[Stored data]
// ... 293 lines not shown
      if (lane < 32) {
        const int col = wn * 64 + ns * 32 + lane;
        s_red[(wm * 2 + 0) * BNT + col] = s;
        s_red[(wm * 2 + 1) * BNT + col] = ss;
      }
    }
  }
  __syncthreads();
  if (stats && tid < BNT && !(ABL & 64)) {
    const int stripe = blockIdx.x % IIC_STAT_STRIPES;
    float a0 = 0.f, a1 = 0.f;
#pragma unroll
    for (int q = 0; q < NWM; ++q) {
      a0 += s_red[(q * 2 + 0) * BNT + tid];
      a1 += s_red[(q * 2 + 1) * BNT + tid];
    }
    iic_stat_add(stats, stripe, g.Cout, n0 + tid, 0, a0);
    iic_stat_add(stats, stripe, g.Cout, n0 + tid, 1, a1);
  }
#pragma unroll
  for (int ms = 0; ms < MS; ++ms)
#pragma unroll
    for (int ns = 0; ns < 2; ++ns)
#pragma unroll
      for (int r = 0; r < 16; ++r) {
        const int row = wm * WR + ms * 32 + mfma32_row(r, lane);
        const int col = wn * 64 + ns * 32 + l31;
        sC[row * CLD + col] = f32_to_bf16(acc[ms][ns][r]);
      }
  __syncthreads();
  if (PROF) t_stamp[4] = __builtin_readcyclecounter();
  TileRed tr;
  if (RED) tile_red_zero(tr);
  if (!(ABL & 32))
    igemm_store_tile<BNT, BM, BD_THREADS, 8, RED, (BM == 256 ? BD_STORE_UB : 4)>(sC, s_pout, out, res_grad, res_act, accumulate,
                                                                 g.Cout, n0, tid, red_y, red_coef, red_y2, &tr);
  if (RED)
    igemm_red_finish<BNT, BD_THREADS, RED>(tr, reinterpret_cast<float*>(smem_raw), red_stats, red_stats2,
                                             g.Cout, n0, tid);
  if (PROF && prof && tid == 0) {
    unsigned long long* q = prof + (long)blockIdx.x * BD_PROF_SLOTS;
    const unsigned long long t_end = __builtin_readcyclecounter();
    q[0] = t_stamp[0]; q[1] = t_stamp[1]; q[2] = t_stamp[2]; q[3] = t_stamp[3]; q[4] = t_stamp[4];
    q[5] = t_end; q[6] = t_bsum; q[7] = (unsigned long long)t_nb;
    q[8] = (unsigned long long)__builtin_amdgcn_s_getreg((32 - 1) << 11 | 0 << 6 | 4)
           | ((unsigned long long)__builtin_amdgcn_s_getreg((4 - 1) << 11 | 0 << 6 | 20) << 32);
    q[9] = (unsigned long long)tix;
    q[10] = __builtin_amdgcn_s_memrealtime();
  }
}

template <bool GATHER, int ABL, int MS, int RED, int WN = 2>
__global__ __launch_bounds__(BD_THREADS, ((MS == 4 || WN == 1) ? 2 : 3)) void conv_igemm_bd_kernel(
    const iic_conv_geom g, const bf16_t* __restrict__ in, const unsigned char* __restrict__ wfrag,
    bf16_t* __restrict__ out, float* __restrict__ stats, const bf16_t* __restrict__ res_grad,
    const bf16_t* __restrict__ res_act, int accumulate, int num_mtiles, int lds_a_bytes,
    const bf16_t* __restrict__ red_y, const float* __restrict__ red_coef,
    const bf16_t* __restrict__ red_y2, float* __restrict__ red_stats, float* __restrict__ red_stats2,
    unsigned long long* __restrict__ prof, const bd_blk B) {
  bd_tile<GATHER, ABL, MS, RED, WN>(g, in, wfrag, out, stats, res_grad, res_act, accumulate, lds_a_bytes, red_y,
                                    red_coef, red_y2, red_stats, red_stats2, prof, (int)blockIdx.x,
                                    num_mtiles * (g.Cout / (WN * 64)), B);
}

__global__ void weight_prep_frag_kernel(const float* __restrict__ w, bf16_t* __restrict__ o, int Co,
                                        int Ci, int T, int mode) {
  const int Nn = mode ? Ci : Co, Kk = mode ? Co : Ci;
  const int n32 = Nn >> 5, nchunks = Kk >> 6;
  const long total = (long)T * Co * Ci;
  for (long i = (long)blockIdx.x * blockDim.x + threadIdx.x; i < total;
       i += (long)gridDim.x * blockDim.x) {
    const int e = (int)(i & 7), lane = (int)((i >> 3) & 63), ks = (int)((i >> 9) & 3);
    long r = i >> 11;
    const int j = (int)(r % n32);
    r /= n32;
    const int kc = (int)(r % nchunks), t = (int)(r / nchunks);
    const int n = j * 32 + (lane & 31), k = kc * 64 + ks * 16 + (lane >> 5) * 8 + e;
    const int co = mode ? k : n, ci = mode ? n : k;
    o[i] = f32_to_bf16(w[((long)co * Ci + ci) * T + t]);
  }
}

int iic_p64_supported(const iic_conv_geom* g);
int iic_p64_launch(const iic_conv_geom* g, const void* in, const void* wfrag, void* out, float* stats,
                   const void* res_grad, const void* res_act, int accumulate, const void* red_y,
                   const float* red_coef, const void* red_y2, float* red_stats, float* red_stats2,
                   void* stream);
int iic_pw_supported(const iic_conv_geom* g);
int iic_pw_launch(const iic_conv_geom* g, const void* in, const void* wfrag, void* out, float* stats,
                  const void* res_grad, const void* res_act, int accumulate, const void* red_y,
                  const float* red_coef, const void* red_y2, float* red_stats, float* red_stats2, void* stream);
IIC_SWITCH(g_p64_enabled, 1, iic_debug_enable_p64)
IIC_SWITCH(g_p64_red, 0, iic_debug_p64_red)

extern "C" {

#ifdef IIC_DEBUG_HOOKS
static unsigned long long* g_bd_prof = nullptr;
IIC_HOOK void iic_debug_bd_prof(void* buf) { g_bd_prof = (unsigned long long*)buf; }
IIC_HOOK int iic_debug_bd_prof_slots(void) { return BD_PROF_SLOTS; }
#else
static constexpr unsigned long long* g_bd_prof = nullptr;
#endif

static long bd_lds_a(const iic_conv_geom* g, int ms, int wn = 2) {
  const long bm = ms * 32 * (4 / wn);
  const long npix = g->ntaps == 1 ? bm : (bm >= 192 ? g->NP256 : g->NP);
  long a = (npix * 128 + 1023) & ~1023L;
  long c = bm * (wn * 64 + 8) * 2;
  long m = a > c ? a : c;
  return (m + 15) & ~15L;
}

static long bd_key_bytes(const iic_conv_geom* g, int ms, int wn = 2) {
  const int jskip = (g->ntaps > 1 && g->sx == 1 && ((g->in_Wp - g->MX) & 1) == 0) ? g->in_Wp - g->MX : 0;
  return jskip != 0 ? (((long)(ms * 32 * (4 / wn) >= 192 ? g->NP256 : g->NP) + 15) & ~15L) : 0;
}
static long bd_lds_total(const iic_conv_geom* g, int ms, int wn = 2) {
  return bd_lds_a(g, ms, wn) + 2L * ms * 32 * (4 / wn) * 4 + 4L * BD_BN * 4 + bd_key_bytes(g, ms, wn);
}
IIC_SWITCH(g_bd_w1, 1, iic_debug_bd_w1)
static bool bd_w1_ok(const iic_conv_geom* g) {
  return g_bd_w1 && g->Cout % 64 == 0 && g->Cout % BD_BN != 0 && g->ntaps > 1 && g->NP256 > 0 &&
         bd_lds_total(g, 2, 1) <= 160 * 1024;
}
IIC_SWITCH(g_bd_ms, 0, iic_debug_bd_ms)
static int bd_pick_ms(const iic_conv_geom* g) {
  const bool ok4 = (g->ntaps == 1 || g->NP256 > 0) && bd_lds_total(g, 4) <= 160 * 1024;
  const bool ok2 = (g->ntaps == 1 || g->NP > 0) && bd_lds_total(g, 2) <= 160 * 1024;
  if (g_bd_ms == 4) return ok4 ? 4 : (ok2 ? 2 : 0);
  if (g_bd_ms == 2) return ok2 ? 2 : (ok4 ? 4 : 0);
  if (ok4 && ok2 && g->ntaps > 1) {
    const long M = igemm_rows_host(g);
    if (((M + 255) / 256) * (g->Cout / BD_BN) * 2 <= 512) return 2;
  }
  return ok4 ? 4 : (ok2 ? 2 : 0);
}

static int bd_block_config(const iic_conv_geom* g, bd_blk* B, int wn);
int iic_conv_igemm_frag_supported(const iic_conv_geom* g) {
  if (!g) return 0;
  if (g_p64_enabled && iic_p64_supported(g)) return 1;
  if (g->Cin % 64 != 0 || g->ntaps < 1 || g->ntaps > IIC_MAX_TAPS) return 0;
  bd_blk B;
  if (g->Cout % BD_BN != 0) return (bd_w1_ok(g) || (g->Cout % 64 == 0 && bd_block_config(g, &B, 1))) ? 1 : 0;
  return bd_pick_ms(g) != 0 || bd_block_config(g, &B, 2) != 0;
}

int iic_conv_igemm_frag_red(const iic_conv_geom* g, const void* in, const void* wfrag, void* out,
                            float* stats, const void* res_grad, const void* res_act, int accumulate,
                            const void* red_y, const float* red_coef, const void* red_y2,
                            float* red_stats, float* red_stats2, void* stream);

IIC_SWITCH(g_bd_blk, 1, iic_debug_bd_blk)
static int bd_block_config(const iic_conv_geom* g, bd_blk* B, int wn) {
  B->bw = 0;
  if (!g_bd_blk || g->ntaps < 2 || g->Cout % (wn * 64) != 0 || g->Cin % 64 != 0) return 0;
  if (g->sy != 1 || g->sx != 1 || g->ty != 1 || g->tx != 1 || g->MY < 32 || g->MX < 32 || g->NP256 <= 0) return 0;
  int mix = 0, miy = 0;
  for (int t = 0; t < g->ntaps; ++t) {
    const int iy = g->tap_off[t] / g->in_Wp, ix = g->tap_off[t] % g->in_Wp;
    if (ix > 8 || iy > 8) return 0;
    mix = ix > mix ? ix : mix;
    miy = iy > miy ? iy : miy;
  }
  if (mix & 1) return 0;
  double best = -1.0;
  int best_bw = 0;
  long best_tiles = 0;
  for (int bw = 8; bw <= 64 && bw <= g->MX; ++bw) {
    const int bh = BD_BM / bw;
    if (bh < 2 || bh > g->MY) continue;
    const long tiles = (long)((g->MX + bw - 1) / bw) * ((g->MY + bh - 1) / bh);
    const long npix = (long)(bw + mix) * (bh + miy);
    const long a = (npix * 128 + 1023) & ~1023L;
    const long c = (long)BD_BM * (wn * 64 + 8) * 2;
    const long tot = (a > c ? a : c) + 2L * BD_BM * 4 + 4L * BD_BN * 4 + ((npix + 15) & ~15L);
    if (tot > 80 * 1024 || npix >= 65536 / (bw + mix)) continue;
    const double cost = (double)tiles * (1.0 + 0.5 * (double)npix * 128.0 / 32768.0);
    if (best < 0 || cost < best) { best = cost; best_bw = bw; best_tiles = tiles; }
  }
  if (best < 0) return 0;
  const int bw = best_bw, bh = BD_BM / bw;
  if ((double)g->MY * g->MX < 0.88 * (double)BD_BM * (double)best_tiles) return 0;
  const int npix = (bw + mix) * (bh + miy);
  if (g_bd_blk != 2 && !(bd_lds_total(g, wn == 2 ? 4 : 2, wn) > 80 * 1024 || npix * 10 < g->NP256 * 7)) return 0;
  B->bw = bw; B->bh = bh;
  B->nbx = (g->MX + bw - 1) / bw; B->nby = (g->MY + bh - 1) / bh;
  B->PW = bw + mix; B->npix = npix; B->mul = (65536 + B->PW - 1) / B->PW;
  return 1;
}

int iic_conv_igemm_red_supported(const iic_conv_geom* g) {
  if (!g || !iic_conv_igemm_frag_supported(g)) return 0;
  if (g_p64_enabled && iic_p64_supported(g)) return g_p64_red;
  return g->ntaps > 1;
}

int iic_conv_igemm_frag(const iic_conv_geom* g, const void* in, const void* wfrag, void* out,
                        float* stats, const void* res_grad, const void* res_act, int accumulate,
                        void* stream) {
  return iic_conv_igemm_frag_red(g, in, wfrag, out, stats, res_grad, res_act, accumulate, nullptr, nullptr,
                                 nullptr, nullptr, nullptr, stream);
}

_What to work on:_
Go through the records above, find every line with the word "mode", and list those lines.

_Result for this exercise:_
                                        int Ci, int T, int mode) {
  const int Nn = mode ? Ci : Co, Kk = mode ? Co : Ci;
    const int co = mode ? k : n, ci = mode ? n : k;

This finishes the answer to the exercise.